Delete the duplicate job even in case of errors
🔍 Context
During the investigation of !87649 (merged), we noticed that with the
deduplicate :until_executed
configuration, the deduplication key doesn't seem to be removed when there is an error in the worker execution.
See:
This was surprising and counter intuitive. A job that fails is still a job's end: the deduplication key should be freed. Subsequent executions should be allowed to run.
🔬 What does this MR do and why?
- Update the
until_executed
to make sure that the duplicated job is deleted even in case of errors. - Update the related specs.
📺 Screenshots or screen recordings
n / a
⚙ How to set up and validate locally
This is not ease to test locally but we can try.
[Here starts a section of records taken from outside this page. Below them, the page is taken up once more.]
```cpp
int rba_split_weight_f16x2(const float* weight, void* packed, int N, int K, void* stream);
int rba_split_linear_f16x3_f32(const float* x, const void* weight_packed, const float* bias, float* out, int64_t M, int N, int K,
                               int act, void* stream);
int rba_split_linear_f16x3_res_f32(const float* x, const void* weight_packed, const float* bias, const float* residual, float* out,
                                   int64_t M, int N, int K, void* stream);

int rba_add_layer_norm_frag_f32(const float* x, const float* t, const float* t_bias, const float* gamma, const float* beta,
                                float* sum_out, void* y_frag, int64_t rows, int C, float eps, void* stream);
int rba_split_linear_f16x3_frag_f32(const void* x_frag, const void* weight_packed, const float* bias, const float* residual, float* out,
                                    int64_t M, int N, int K, int act, void* stream);
int rba_swin_window_attn_split_out_f32(const float* qkv, const float* qkv_bias, const float* bias_frag, void* out_frag, int B, int H, int W,
                                       int nH, int hd, int ws, int shift, void* stream);
int rba_swin_attn_block_supported(int C, int ws);
int64_t rba_swin_attn_block_weight_bytes(int C);
int rba_swin_attn_block_pack_f32(const float* qkv_weight, const float* proj_weight, void* image, int C, void* stream);
int rba_swin_attn_block_f32(float* x, float* y2, const float* norm1_weight, const float* norm1_bias, float eps1, const void* weight_image,
                            const float* qkv_bias, const float* bias_frag, const float* proj_bias, const float* norm2_weight,
                            const float* norm2_bias, float eps2, int B, int H, int W, int C, int ws, int shift, void* stream);
int rba_swin_attn_qkv_supported(int C, int ws);
int rba_swin_attn_qkv_split_out_f32(const float* x, void* out_frag, const float* norm1_weight, const float* norm1_bias, float eps1,
                                    const void* weight_image, const float* qkv_bias, const float* bias_frag, int B, int H, int W, int C, int ws,
                                    int shift, void* stream);
int rba_resample_bilinear_nhwc_split_out_f32(const float* in, const float* add, void* out_frag, int C, int h, int w, int H, int W,
                                             int64_t row0, void* stream);

int rba_resample_bilinear_nhwc_gn_f32(const float* in, const float* in_mr, const float* in_gamma, const float* in_beta, int in_relu,
                                      const float* add, const float* add_mr, const float* add_gamma, const float* add_beta, void* out,
                                      int split_out, int C, int G, int h, int w, int H, int W, int64_t row0, void* stream);
int rba_group_norm_nhwc_stats_f32(const float* x, float* mr, float* workspace, int B, int P, int C, int G, float eps, void* stream);
int rba_conv3x3_nhwc_f16x3_split_in_f32(const void* x_frag, const void* weight_packed, const float* bias, float* out, int B, int H, int W,
                                        int C, int N, void* stream);
int rba_swin_mlp_fused_f16x3_f32(const float* x, const void* w1_packed, const float* b1, const void* w2_packed, const float* b2,
                                 const float* residual, float* out, int64_t M, int C, int HID, void* stream);
int rba_swin_mlp_fused_ln_f16x3_f32(float* x, const float* norm_weight, const float* norm_bias, float eps, const void* w1_packed, const float* b1,
                                    const void* w2_packed, const float* b2, int64_t M, int C, int HID, void* stream);
int rba_split_linear_f16x3_gelu_split_out(const void* x, int x_is_split, const void* weight_packed, const float* bias, void* out_frag,
                                          int64_t M, int N, int K, void* stream);

int rba_split_linear_nchw_out_f32(const float* x, const void* weight_packed, const float* bias, float* out, int64_t M, int N,
                                  int K, int rows_per_image, void* stream);

int rba_split_linear_nchw_out_f16x3_f32(const float* x, const void* weight_packed, const float* bias, float* out, int64_t M, int N, int K,
                                        int rows_per_image, void* stream);

int rba_split_linear_nchw_out_gn_f16x3_f32(const float* x, const float* mr, const float* gamma, const float* beta, int G, int relu,
                                           const void* weight_packed, const float* bias, float* out, int64_t M, int N, int K,
                                           int rows_per_image, void* stream);

int rba_conv3x3_nhwc_f32(const float* x, const void* weight_packed, const float* bias, float* out, int B, int H, int W, int C,
                         int N, void* stream);

int rba_conv3x3_nhwc_f16x3_f32(const float* x, const void* weight_packed, const float* bias, float* out, int B, int H, int W, int C,
                               int N, void* stream);

int rba_split_linear_f16x3_gn_moments_f32(const float* x, const void* weight_packed, const float* bias, float* out, int64_t M, int N, int K,
                                          int rows_per_image, int G, float* moments, void* stream);
int rba_conv3x3_nhwc_f16x3_split_in_gn_moments_f32(const void* x_frag, const void* weight_packed, const float* bias, float* out, int B, int H,
                                                   int W, int C, int N, int G, float* moments, void* stream);
int rba_group_norm_nhwc_merge_f32(const float* moments, float* mr, int B, int G, int splits, float eps, void* stream);

int rba_patch_im2col_u8(const uint8_t* image, float* out, int h, int w, int Hp, int Wp, const float* mean, const float* std, void* stream);
int rba_patch_im2col_f32(const float* image, float* out, int h, int w, int Hp, int Wp, const float* mean, const float* std, void* stream);

int rba_gaussian_blur_f32(const float* in, float* out, int H, int W, int kernel_size, float sigma, void* stream);

int rba_quad_mean_f32(const float* v, float* out, int64_t rows, int S, void* stream);
int rba_softmax_drop_last_f32(const float* logits, float* prob, int64_t rows, int K1, void* stream);

int rba_threshold_u8(const float* score, uint8_t* out, int64_t n, float threshold, void* stream);
int rba_morph3x3_u8(const uint8_t* in, uint8_t* out, int H, int W, int dilate, void* stream);
int rba_ccl4_roots_i32(const uint8_t* mask, int32_t* roots, int H, int W, void* stream);

int rba_bn_relu_conv1x1_f32(const float* x, const float* scale, const float* shift, const float* weight, const float* bias, float* out,
// ... 23 lines not shown
```

### rba_amd/_lib.py

```python
import ctypes
import os

_HERE = os.path.dirname(os.path.abspath(__file__))
LIB_PATH = os.environ.get("RBA_HIP_LIB") or os.path.join(_HERE, "csrc", "librba_hip.so")
KNOBS_LIB_PATH = os.path.join(_HERE, "csrc", "librba_hip_knobs.so")

_c_f32p = ctypes.c_void_p
_i = ctypes.c_int
_i64 = ctypes.c_int64
_vp = ctypes.c_void_p
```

We're going to use the ContainerRegistry::Migration::GuardWorker
for this verification.
- Update
ContainerRegistry::Migration::GuardWorker#perform
todef perform raise ArgumentError, 'Boom' end
- Update
config/initializers/1_settings.rb
so that the worker is executed each 2 minutes:Settings.cron_jobs['container_registry_migration_guard_worker']['cron'] ||= '*/2 * * * *'
- Start the background jobs and observe the logs:
$ tail -f log/sidekiq.log | grep "GuardWorker"
master
On We get:
{"time":"2022-05-17T11:54:21.704Z","class":"ContainerRegistry::Migration::GuardWorker","job_status":"start"}
{"time":"2022-05-17T11:54:24.199Z","class":"ContainerRegistry::Migration::GuardWorker","job_status":"fail"}
{"time":"2022-05-17T11:56:32.540Z","class":"ContainerRegistry::Migration::GuardWorker","job_status":"deduplicated"}
Execution 1 failed and that failure left the deduplication key behind. As a consequence, execution 2 is deduplicated
.
With this MR
We get this log:
{"time":"2022-05-17T11:46:25.180Z","class":"ContainerRegistry::Migration::GuardWorker","job_status":"start"}
{"time":"2022-05-17T11:46:27.650Z","class":"ContainerRegistry::Migration::GuardWorker","job_status":"fail"}
{"time":"2022-05-17T11:48:26.756Z","class":"ContainerRegistry::Migration::GuardWorker","job_status":"start"}
{"time":"2022-05-17T11:48:29.651Z","class":"ContainerRegistry::Migration::GuardWorker","job_status":"fail"}
Execution 1 fails but execution 2 is allowed to run because the deduplication key is freed when execution 1 fails.
🚥 MR acceptance checklist
This checklist encourages us to confirm any changes have been analyzed to reduce risks in quality, performance, reliability, security, and maintainability.
-
I have evaluated the MR acceptance checklist for this MR.